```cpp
#define LAMD_S30_P {0x3FFFFC2F, 0x3FFFFFFB, 0x3FFFFFFF, 0x3FFFFFFF, 0x3FFFFFFF, 0x3FFFFFFF, 0x3FFFFFFF, 0x3FFFFFFF, 0xFFFF}
LAMD_HD fe fe_inv_var(const fe &a) {
  const int32_t pl[9] = LAMD_S30_P;
  u32 aw[8], w[9];
  fe_to_words(aw, fe_normalize(a));
  s30_inverse(w, aw, pl, 0x2DDACACFu);
  const u32 p32[9] = {0xFFFF85E0u, 0xFFFFFFDFu, 0xFFFFFFFFu, 0xFFFFFFFFu, 0xFFFFFFFFu, 0xFFFFFFFFu, 0xFFFFFFFFu, 0xFFFFFFFFu, 0x1Fu};
  u64 cy = 0;
#pragma unroll
  for (int i = 0; i < 9; i++) {
    cy += (u64)w[i] + p32[i];
    w[i] = (u32)cy;
    cy >>= 32;
  }
  u32 q = w[8];
#pragma unroll
// ... 346 lines not shown
  const fe zi = fe_inv_var(acc.z);
  const fe zi2 = fe_sqr(zi);
  slot_store_fe(out, fe_mul(acc.x, zi2));
  slot_store_fe(out + TW, fe_mul(acc.y, fe_mul(zi2, zi)));
}

constexpr int kc_spacing(int T) { return T == 7 ? 19 : T == 8 ? 17 : T == 9 ? 15 : T == 10 ? 13 : 12; }
constexpr int kc_ne(int T) { return 1 << (T - 1); }
constexpr int KC_SUB_LOG = 4, KC_SUB = 1 << KC_SUB_LOG;
constexpr int kc_nsub(int T) { return kc_ne(T) / KC_SUB; }
constexpr int kc_words(int T) { return (kc_ne(T) + 1) * SLOT_ENTRY_WORDS; }
constexpr int kc_stride(int T) { return kc_words(T) + 16; }
constexpr int KC_P0 = 0, KC_ZB = 27, KC_C = 36;
constexpr int kc_sub_off(int T) { return KC_C + (T - 1) * 18; }
constexpr int KC_SUB_WORDS = 18 + (KC_SUB - 1) * 9;
constexpr int kc_scratch_words(int T) { return kc_sub_off(T) + kc_nsub(T) * KC_SUB_WORDS; }
static_assert(kc_nsub(7) * KC_SUB_WORDS >= 13 * 36 && kc_nsub(8) * KC_SUB_WORDS >= 15 * 36, "stage-1 parking space");

LAMD_HD void store_raw(u32 *dst, const fe &a) {
#pragma unroll
  for (int i = 0; i < 9; i++) dst[i] = a.n[i];
}

template <int T>
LAMD_HD void kc_bases(u32 *scratch, const ge &q) {
  constexpr int D = kc_spacing(T), NPT = 2 * T - 1;
  u32 *tmp = scratch + kc_sub_off(T);
  gej b = gej_from_ge(q);
#pragma unroll 1
  for (int i = 0; i < NPT; i++) {
    store_raw(tmp + i * 36 + 0, b.x);
    store_raw(tmp + i * 36 + 9, b.y);
    store_raw(tmp + i * 36 + 18, fe_norm_weak(b.z));
    if (i == NPT - 1) break;
    const int nd = (i & 1) ? D - 1 : 1;
#pragma unroll 1
    for (int j = 0; j < nd; j++) b = gej_double(b);
  }
  fe acc = fe_set_int(1);
#pragma unroll 1
  for (int i = 0; i < NPT; i++) {
    store_raw(tmp + i * 36 + 27, acc);
    acc = fe_mul(acc, slot_load_raw(tmp + i * 36 + 18));
  }
  store_raw(scratch + KC_ZB, acc);
  fe suffix = fe_set_int(1);
#pragma unroll 1
  for (int i = NPT - 1; i >= 0; i--) {
    const fe ratio = fe_mul(suffix, slot_load_raw(tmp + i * 36 + 27));
    suffix = fe_mul(suffix, slot_load_raw(tmp + i * 36 + 18));
    const fe r2 = fe_sqr(ratio);
    const fe x = fe_mul(slot_load_raw(tmp + i * 36 + 0), r2);
    const fe y = fe_mul(slot_load_raw(tmp + i * 36 + 9), fe_mul(r2, ratio));
    u32 *dst = (i & 1) ? scratch + KC_C + (i >> 1) * 18 : tmp + i * 36;
    store_raw(dst + 0, x);
    store_raw(dst + 9, y);
  }
  gej p;
  p.x = slot_load_raw(tmp + (NPT - 1) * 36 + 0);
  p.y = slot_load_raw(tmp + (NPT - 1) * 36 + 9);
  p.z = fe_set_int(1);
  p.inf = false;
#pragma unroll 1
  for (int i = 0; i < T - 1; i++) {
    ge m;
    m.x = slot_load_raw(tmp + 2 * i * 36 + 0);
    m.y = fe_norm_weak(fe_neg(slot_load_raw(tmp + 2 * i * 36 + 9), 1));
    bool degenerate;
    fe h, rr;
    p = gej_add_ge_core(p, m, &degenerate, &h, &rr);
  }
  store_raw(scratch + KC_P0 + 0, p.x);
  store_raw(scratch + KC_P0 + 9, p.y);
  store_raw(scratch + KC_P0 + 18, fe_norm_weak(p.z));
}
template <int T>
LAMD_HD void kc_chain_fwd(u32 *tab, u32 *scratch, int sub) {
  u32 *sp = scratch + kc_sub_off(T) + sub * KC_SUB_WORDS;
  u32 *ent = tab + sub * KC_SUB * SLOT_ENTRY_WORDS;
  gej p;
  p.x = slot_load_raw(scratch + KC_P0 + 0);
  p.y = slot_load_raw(scratch + KC_P0 + 9);
  p.z = slot_load_raw(scratch + KC_P0 + 18);
  p.inf = false;
  bool degenerate;
  fe h, rr;
#pragma unroll 1
  for (int b = 0; b < T - 1 - KC_SUB_LOG; b++) {
    if ((sub >> b) & 1) {
      ge c;
      c.x = slot_load_raw(scratch + KC_C + (KC_SUB_LOG + b) * 18 + 0);
      c.y = slot_load_raw(scratch + KC_C + (KC_SUB_LOG + b) * 18 + 9);
      p = gej_add_ge_core(p, c, &degenerate, &h, &rr);
      p.z = fe_norm_weak(p.z);
    }
  }
  slot_store_fe(ent + 0, p.x);
  slot_store_fe(ent + ENT_Y, p.y);
#pragma unroll 1
  for (int g = 1; g < KC_SUB; g++) {
    const int c = __builtin_ctz((unsigned)g), gr = g ^ (g >> 1);
    ge pt;
    pt.x = slot_load_raw(scratch + KC_C + c * 18 + 0);
    pt.y = slot_load_raw(scratch + KC_C + c * 18 + 9);
    pt = ge_neg_if(pt, ((gr >> c) & 1) == 0);
    p = gej_add_ge_core(p, pt, &degenerate, &h, &rr);
    slot_store_fe(ent + gr * SLOT_ENTRY_WORDS + 0, p.x);
    slot_store_fe(ent + gr * SLOT_ENTRY_WORDS + ENT_Y, p.y);
    store_raw(sp + 18 + (g - 1) * 9, h);
  }
  store_raw(sp + 0, fe_norm_weak(p.z));
}
template <int T>
LAMD_HD void kc_prefix(u32 *tab, u32 *scratch, const ge &q) {
  constexpr int NS = kc_nsub(T), NE = kc_ne(T);
  u32 *sp = scratch + kc_sub_off(T);
  fe acc = fe_set_int(1);
#pragma unroll 1
  for (int s = 0; s < NS; s++) {
    store_raw(sp + s * KC_SUB_WORDS + 9, acc);
    acc = fe_mul(acc, slot_load_raw(sp + s * KC_SUB_WORDS + 0));
  }
  const fe zc = fe_mul(acc, slot_load_raw(scratch + KC_ZB));
  slot_store_fe(tab + kc_words(T), zc);
  fe suffix = fe_set_int(1);
#pragma unroll 1
  for (int s = NS - 1; s >= 0; s--) {
    const fe ratio = fe_mul(suffix, slot_load_raw(sp + s * KC_SUB_WORDS + 9));
    suffix = fe_mul(suffix, slot_load_raw(sp + s * KC_SUB_WORDS + 0));
    store_raw(sp + s * KC_SUB_WORDS + 9, ratio);
  }
  const u32 betaw[8] = LAMD_BETA;
  const fe z2 = fe_sqr(zc);
  const fe x = fe_mul(q.x, z2);
  u32 *e = tab + NE * SLOT_ENTRY_WORDS;
  slot_store_fe(e + 0, x);
  slot_store_fe(e + ENT_BX, fe_mul(x, fe_from_words(betaw)));
  slot_store_fe(e + ENT_Y, fe_mul(q.y, fe_mul(z2, zc)));
}
template <int T>
LAMD_HD void kc_chain_bwd(u32 *tab, const u32 *scratch, int sub) {
  const u32 betaw[8] = LAMD_BETA;
  const fe beta = fe_from_words(betaw);
  const u32 *sp = scratch + kc_sub_off(T) + sub * KC_SUB_WORDS;
  u32 *ent = tab + sub * KC_SUB * SLOT_ENTRY_WORDS;
  fe rho = slot_load_raw(sp + 9);
#pragma unroll 1
  for (int g = KC_SUB - 1; g >= 0; g--) {
    if (g != KC_SUB - 1) rho = fe_mul(rho, slot_load_raw(sp + 18 + g * 9));
    const int gr = g ^ (g >> 1);
    const fe r2 = fe_sqr(rho);
    const fe x = fe_mul(slot_load_fe(ent + gr * SLOT_ENTRY_WORDS + 0), r2);
    const fe y = fe_mul(slot_load_fe(ent + gr * SLOT_ENTRY_WORDS + ENT_Y), fe_mul(r2, rho));
    slot_store_fe(ent + gr * SLOT_ENTRY_WORDS + 0, x);
    slot_store_fe(ent + gr * SLOT_ENTRY_WORDS + ENT_BX, fe_mul(x, beta));
    slot_store_fe(ent + gr * SLOT_ENTRY_WORDS + ENT_Y, y);
  }
}
template <int T>
LAMD_HD void keytable_build(u32 *tab, u32 *scratch, const ge &q) {
  kc_bases<T>(scratch, q);
  for (int s = 0; s < kc_nsub(T); s++) kc_chain_fwd<T>(tab, scratch, s);
  kc_prefix<T>(tab, scratch, q);
  for (int s = 0; s < kc_nsub(T); s++) kc_chain_bwd<T>(tab, scratch, s);
}

constexpr int KC_TREE_MAXK = 4;
struct kc_tree_keys {
  u32 *tab[KC_TREE_MAXK];
  u32 *scr[KC_TREE_MAXK];
  int n;
};
template <int T>
LAMD_HD void kc_tree_affine(const kc_tree_keys &K, const ge *qs) {
  constexpr int NE = kc_ne(T);
  static_assert(kc_nsub(T) * KC_SUB_WORDS >= (NE / 2) * 9, "prefix products of the last level fit the per-chain scratch");
  const u32 betaw[8] = LAMD_BETA;
  const fe beta = fe_from_words(betaw);
  fe acc = fe_set_int(1);
#pragma unroll 1
// ... 1352 lines not shown
```

Measured before the change: 248.7 million verifies/s.

## Interleave key-table scratch per lane and run table kernels as persistent grids

Key-table scratch moves from a flat per-key layout to a lane-interleaved layout of 16-byte chunks, so neighbouring threads' loads and stores coalesce. The chain kernel now parks intermediate points in a per-block chain buffer instead of writing them to the table and reading them back. Both table kernels become grid-stride loops over groups, sized by a grid that defaults to the CU count and can be set with LAMD_TABLE_GRID. The publish step also hashes key words while writing them in place. The catch is extra scratch memory and a bigger chunk footprint (9-word elements padded to 12), and the smaller grid may cut parallelism if one block per CU cannot hide latency.

```diff
diff --git a/lightning_amd/csrc/engine_internal.h b/lightning_amd/csrc/engine_internal.h
--- a/lightning_amd/csrc/engine_internal.h
+++ b/lightning_amd/csrc/engine_internal.h
@@ -102,6 +102,7 @@
   devbuf recs, qwords, keyok, slots, vbuf;
   devbuf row_ent, kd_table, kd_rep, kd_uid, kd_uniq, kd_count, kd_newent, plan, kt_fin;
   struct shape_ws { devbuf row, ent, slot, qwords, keyok, scratch; } hk[2];
+  devbuf kc_chains;
   devbuf list7, list10, listcold, listcold_ok;
   u8 *h_small = nullptr;
   struct tmpl_ws {
@@ -154,6 +155,7 @@
   bool early_cold = true;
   bool fused_front = true;
   bool kc_tree = false;
+  unsigned table_grid = 0;
   bool small_fused = true;
   bool last_small_fused = false;
   size_t last_small_n = 0;
diff --git a/lightning_amd/csrc/lamd_common.h b/lightning_amd/csrc/lamd_common.h
--- a/lightning_amd/csrc/lamd_common.h
+++ b/lightning_amd/csrc/lamd_common.h
@@ -6,9 +6,11 @@
 #include <hip/hip_runtime.h>
 #define LAMD_HD __host__ __device__ __forceinline__
 #define LAMD_HD_NOINLINE __host__ __device__ __noinline__
+#define LAMD_HD_MEMBER __host__ __device__ __forceinline__
 #else
 #define LAMD_HD static inline __attribute__((always_inline))
 #define LAMD_HD_NOINLINE static __attribute__((noinline))
+#define LAMD_HD_MEMBER inline __attribute__((always_inline))
 #endif
 
 #if defined(LAMD_CHECK_MAG)
diff --git a/lightning_amd/csrc/lamd_engine.hip b/lightning_amd/csrc/lamd_engine.hip
--- a/lightning_amd/csrc/lamd_engine.hip
+++ b/lightning_amd/csrc/lamd_engine.hip
@@ -530,6 +530,10 @@
   u32 *pool;
 };
 template <int T>
+__device__ __forceinline__ kc_lanes kc_key_view(u32 *scratch, size_t u) {
+  return kc_lanes{scratch + (u / 64u) * (size_t)(64 * 4 * kc_key_chunks(T)), 64, u % 64u};
+}
+template <int T>
 static void launch_keytables(hipStream_t st, const u32 *plan, int which, const kc_shape_args &A) {
   const size_t cap = A.cap, chains = cap * kc_nsub(T);
   hipLaunchKernelGGL((k_kc_bases<T>), dim3((unsigned)((cap + 255) / 256)), dim3(256), 0, st, plan, which, A.cap, A.qwords, A.keyok, A.scratch);
@@ -540,10 +544,8 @@
                      A.scratch);
 }
 
-template <int T>
-__device__ __forceinline__ void keys_bases_body(size_t u, const u32 *__restrict__ plan, int which, const kc_shape_args &A, const u8 *__restrict__ keys,
-                                                int keylen, size_t stride) {
-  const u32 nkeys = plan[which] < A.cap ? plan[which] : A.cap;
+template <int T, bool LANES>
+__device__ __forceinline__ void keys_bases_body(size_t u, u32 nkeys, const kc_shape_args &A, const u8 *__restrict__ keys, int keylen, size_t stride) {
   if (u >= nkeys) return;
   u32 qx[8], qy[8];
   const bool ok = parse_pubkey(keys + stride * (size_t)A.hk_row[u], keylen, qx, qy);
@@ -553,13 +555,22 @@
   dst[2] = make_uint4(qy[0], qy[1], qy[2], qy[3]);
   dst[3] = make_uint4(qy[4], qy[5], qy[6], qy[7]);
   A.keyok[u] = ok;
-  if (ok) kc_bases<T>(A.scratch + u * kc_scratch_words(T), ge_from_words(qx, qy));
-}
-__global__ void __launch_bounds__(256) k_keys_bases_both(const u32 *__restrict__ plan, unsigned blocks7, kc_shape_args A7, kc_shape_args A10,
-                                                         const u8 *__restrict__ keys, int keylen, size_t stride) {
+  if (!ok) return;
+  if constexpr (LANES) kc_bases_at<T>(kc_key_view<T>(A.scratch, u), ge_from_words(qx, qy));
+  else kc_bases<T>(A.scratch + u * kc_scratch_words(T), ge_from_words(qx, qy));
+}
+template <bool LANES>
+__global__ void __launch_bounds__(256) k_keys_bases_both(const u32 *__restrict__ plan, kc_shape_args A7, kc_shape_args A10, const u8 *__restrict__ keys,
+                                                         int keylen, size_t stride) {
   LAMD_PRIO(8);
-  if (blockIdx.x < blocks7) keys_bases_body<7>((size_t)blockIdx.x * blockDim.x + threadIdx.x, plan, P_HK7, A7, keys, keylen, stride);
-  else keys_bases_body<10>((size_t)(blockIdx.x - blocks7) * blockDim.x + threadIdx.x, plan, P_HK10, A10, keys, keylen, stride);
+  const u32 n7 = plan[P_HK7] < A7.cap ? plan[P_HK7] : A7.cap, n10 = plan[P_HK10] < A10.cap ? plan[P_HK10] : A10.cap;
+  const u32 groups7 = (n7 + 63u) / 64u, groups = groups7 + (n10 + 63u) / 64u;
+  const u32 lane = threadIdx.x & 63u, waves = gridDim.x * (blockDim.x / 64u);
+#pragma unroll 1
+  for (u32 g = blockIdx.x * (blockDim.x / 64u) + threadIdx.x / 64u; g < groups; g += waves) {
+    if (g < groups7) keys_bases_body<7, LANES>((size_t)g * 64u + lane, n7, A7, keys, keylen, stride);
+    else keys_bases_body<10, LANES>((size_t)(g - groups7) * 64u + lane, n10, A10, keys, keylen, stride);
+  }
 }
 struct publish_args {
   const u8 *keys;
@@ -572,36 +583,52 @@
   u32 mask;
   int do_index;
 };
+__device__ __forceinline__ u64 publish_key_words(cache_ent *dst, const u8 *p, int len, u64 seed) {
+  u64 h = seed;
+  u32 even = 0;
+#pragma unroll 1
+  for (int w = 0; w < 17; w++) {
+    u32 v = 0;
+    for (int b = 0; b < 4; b++) {
+      const int k = 4 * w + b;
+      if (k < len) v |= (u32)p[k] << (8 * b);
+    }
+    if (w == 16) v |= (u32)len << 8;
+    dst->kw[w] = v;
+    if (w == 16) h = splitmix64(h ^ v);
+    else if (w & 1) h = splitmix64(h ^ ((u64)even | ((u64)v << 32)));
+    else even = v;
+  }
+  return h;
+}
 template <int T>
-__device__ __forceinline__ void kc_finish_body(size_t t, const u32 *__restrict__ plan, int which, const kc_shape_args &A, const publish_args &P) {
+__device__ __forceinline__ void kc_finish_body(size_t t, u32 nkeys, const kc_shape_args &A, const publish_args &P, const kc_lanes &chain) {
   constexpr int NS = kc_nsub(T);
   static_assert(256 % NS == 0, "a key's chains must not straddle blocks");
   const size_t u = t / NS;
   const int sub = (int)(t % NS);
-  const u32 nkeys = plan[which] < A.cap ? plan[which] : A.cap;
   const bool live = u < nkeys;
   const bool ok = live && A.keyok[u];
   u32 *tab = ok ? A.pool + (size_t)A.hk_slot[u] * kc_stride(T) : nullptr;
-  u32 *scr = A.scratch + u * kc_scratch_words(T);
-  if (ok) kc_chain_fwd<T>(tab, scr, sub);
+  const kc_lanes key = kc_key_view<T>(A.scratch, u);
+  if (ok) kc_chain_fwd_at<T>(tab, key, chain, sub);
   __syncthreads();
   if (live && sub == 0) {
     if (ok) {
       u32 qx[8], qy[8];
 #pragma unroll
       for (int i = 0; i < 8; i++) { qx[i] = A.qwords[u * 16 + i]; qy[i] = A.qwords[u * 16 + 8 + i]; }
-      kc_prefix<T>(tab, scr, ge_from_words(qx, qy));
-    }
-    cache_ent e;
-    key_words(e.kw, P.keys + P.stride * (size_t)A.hk_row[u], P.keylen);
-    e.meta = (ok ? (u32)T : 0u) | (P.lane << 8);
-    e.seq = P.seq;
-    e.tabslot = A.hk_slot[u];
+      kc_prefix_at<T>(tab, key, chain, ge_from_words(qx, qy));
+    }
     const u32 id = A.hk_ent[u];
-    P.ents[id] = e;
+    cache_ent *const e = P.ents + id;
+    const u64 hash = publish_key_words(e, P.keys + P.stride * (size_t)A.hk_row[u], P.keylen, P.seed);
+    e->meta = (ok ? (u32)T : 0u) | (P.lane << 8);
+    e->seq = P.seq;
+    e->tabslot = A.hk_slot[u];
     if (P.do_index) {
       __threadfence();
-      u32 slot = (u32)key_words_hash(e.kw, P.seed) & P.mask;
+      u32 slot = (u32)hash & P.mask;
       for (;;) {
         if (atomicCAS(&P.index[slot], 0u, id + 1u) == 0u) break;
         slot = (slot + 1u) & P.mask;
@@ -609,12 +636,18 @@
     }
   }
   __syncthreads();
-  if (ok) kc_chain_bwd<T>(tab, scr, sub);
-}
-__global__ void __launch_bounds__(256) k_kc_finish_both(const u32 *__restrict__ plan, unsigned blocks7, kc_shape_args A7, kc_shape_args A10, publish_args P) {
+  if (ok) kc_chain_bwd_at<T>(tab, chain, sub);
+}
+__global__ void __launch_bounds__(256) k_kc_finish_both(const u32 *__restrict__ plan, kc_shape_args A7, kc_shape_args A10, publish_args P, u32 *chains) {
   LAMD_PRIO(8);
-  if (blockIdx.x < blocks7) kc_finish_body<7>((size_t)blockIdx.x * blockDim.x + threadIdx.x, plan, P_HK7, A7, P);
-  else kc_finish_body<10>((size_t)(blockIdx.x - blocks7) * blockDim.x + threadIdx.x, plan, P_HK10, A10, P);
+  const kc_lanes chain = {chains + (size_t)blockIdx.x * (256 * 4 * KC_CHAIN_CHUNKS), 256, threadIdx.x};
+  const u32 n7 = plan[P_HK7] < A7.cap ? plan[P_HK7] : A7.cap, n10 = plan[P_HK10] < A10.cap ? plan[P_HK10] : A10.cap;
+  const u64 groups7 = ((u64)n7 * kc_nsub(7) + 255u) / 256u, groups = groups7 + ((u64)n10 * kc_nsub(10) + 255u) / 256u;
+#pragma unroll 1
+  for (u64 g = blockIdx.x; g < groups; g += gridDim.x) {
+    if (g < groups7) kc_finish_body<7>((size_t)g * 256u + threadIdx.x, n7, A7, P, chain);
+    else kc_finish_body<10>((size_t)(g - groups7) * 256u + threadIdx.x, n10, A10, P, chain);
+  }
 }
 
 template <int T, int KPL>
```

----------------

EXERCISE GOAL
Where does "tabslot" occur in the data? Copy each line that has it.

ANSWER AREA
-    e.tabslot = A.hk_slot[u];
+    e->tabslot = A.hk_slot[u];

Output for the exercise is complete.